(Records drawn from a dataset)
***
template <typename T>
int launch_traverse_chunked(void *stream, uint32_t *pairs, uint32_t *counter, uint32_t capacity, const void *bounds,
                            uint32_t n, void *scratch, const uint32_t *n_dev = nullptr, uint32_t *walk_order = nullptr,
                            bool hdr_cleared = false) {
    const bool split = (n <= COL_SPLIT_UNITS_UPTO || (g_traverse_variant & 65536)) && !(g_traverse_variant & 131072);
    const int dyn = (g_traverse_variant & 16384) ? 0 : (split ? 256 | 512 : 256) | ((g_traverse_variant & 4194304) ? 128 : 0) | ((g_traverse_variant & 8388608) ? 1024 : 0);
    const u32 npackets = (n + 63) / 64;
    u32 blocks = (u32)col_ceil_div(npackets, TW);
    if (blocks > 512) blocks = 512;
    dim3 g(blocks), t(TT);
    hipStream_t s = col_stream(stream);
    const T *bd = (const T *)bounds;
    ChunkHdr *hdr = (ChunkHdr *)scratch;
    if (!hdr_cleared) COL_HIP(hipMemsetAsync(hdr, 0, 64, s));
    k_traverse<T, false, false, 1><<<g, t, 0, s>>>(pairs, counter, capacity, bd, n, (u64 *)hdr, 32 | dyn, NoGhost{}, n_dev,
                                                   (dyn & 256) && !(g_traverse_variant & 2097152) ? walk_order : nullptr);
    COL_LAUNCH_OK();
    if (capacity) {
        k_pairs_compact<<<dim3(512), dim3(256), 0, s>>>(pairs, hdr, blocks);
        COL_LAUNCH_OK();
        k_traverse<T, false, false, 1><<<g, t, 0, s>>>(pairs, counter, capacity, bd, n, (u64 *)hdr, 64, NoGhost{}, n_dev);
        COL_LAUNCH_OK();
    }
    return COL_OK;
}

template <typename T>
int launch_ghost(void *stream, uint32_t *pairs, uint32_t *counter, uint32_t capacity, const void *bounds, uint32_t n,
                 const GhostArgs &ga, uint32_t max_ghosts, const uint32_t *n_dev) {
    const u32 npackets = (max_ghosts + 63) / 64;
    u32 blocks = (u32)col_ceil_div(npackets, TW);
    if (blocks > 512) blocks = 512;
    if (blocks == 0) return COL_OK;
    dim3 g(blocks), t(TT);
    hipStream_t s = col_stream(stream);
    const T *bd = (const T *)bounds;
    const bool off32 = (2ull * n - 1) * 8 * sizeof(T) < (1ull << 32) && !(g_traverse_variant & 64) && ((uintptr_t)bounds & 63) == 0;
    if (off32) k_traverse<T, false, false, 1, true><<<g, t, 0, s>>>(pairs, counter, capacity, bd, n, nullptr, 0, ga, n_dev);
    else k_traverse<T, false, false, 0, true><<<g, t, 0, s>>>(pairs, counter, capacity, bd, n, nullptr, 0, ga, n_dev);
    COL_LAUNCH_OK();
    return COL_OK;
}

}

extern "C" int col_traverse_ghost_packets(void *stream, uint32_t *pairs, uint32_t *counter, uint32_t capacity, const void *bounds,
                                          uint32_t n, int coord_bytes, const uint32_t *rec, const uint32_t *order,
                                          const uint32_t *count, uint32_t max_ghosts, const uint32_t *local_gids,
                                          const uint32_t *n_dev) {
    if (n == 0 || max_ghosts == 0) return COL_OK;
    const GhostArgs ga = {rec, order, count, local_gids};
    if (coord_bytes == 4) return launch_ghost<float>(stream, pairs, counter, capacity, bounds, n, ga, max_ghosts, n_dev);
    if (coord_bytes == 8) return launch_ghost<double>(stream, pairs, counter, capacity, bounds, n, ga, max_ghosts, n_dev);
    return COL_EINVAL;
}

extern "C" {

void col_debug_traverse(int variant) { g_traverse_variant = variant; }
int col_debug_walk_profile(uint32_t *out, uint32_t npackets) {
    if (npackets > COL_PROF_PACKETS) return COL_EINVAL;
    COL_HIP(hipDeviceSynchronize());
    COL_HIP(hipMemcpyFromSymbol(out, HIP_SYMBOL(g_walk_prof), 16ull * npackets));
    return COL_OK;
}

int col_bvh_build(void *stream, const uint32_t *codes, const uint32_t *ids, col_node *nodes, void *bounds,
                  uint32_t n, int coord_bytes) {
    if (n == 0) return COL_OK;
    if (n >= 0x80000000u) return COL_EINVAL;
    dim3 grid((unsigned)col_ceil_div(n, 256)), block(256);
    if (coord_bytes == 4) k_build<float><<<grid, block, 0, col_stream(stream)>>>(codes, ids, nodes, (float *)bounds, n);
    else if (coord_bytes == 8) k_build<double><<<grid, block, 0, col_stream(stream)>>>(codes, ids, nodes, (double *)bounds, n);
    else return COL_EINVAL;
    COL_LAUNCH_OK();
    return COL_OK;
}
***
● PROBLEM DESCRIPTION: Lines from the entries that contain the string "npackets" must be found and copied.

● RESULT BELOW:
    const u32 npackets = (n + 63) / 64;
    u32 blocks = (u32)col_ceil_div(npackets, TW);
    const u32 npackets = (max_ghosts + 63) / 64;
    u32 blocks = (u32)col_ceil_div(npackets, TW);
int col_debug_walk_profile(uint32_t *out, uint32_t npackets) {
    if (npackets > COL_PROF_PACKETS) return COL_EINVAL;
    COL_HIP(hipMemcpyFromSymbol(out, HIP_SYMBOL(g_walk_prof), 16ull * npackets));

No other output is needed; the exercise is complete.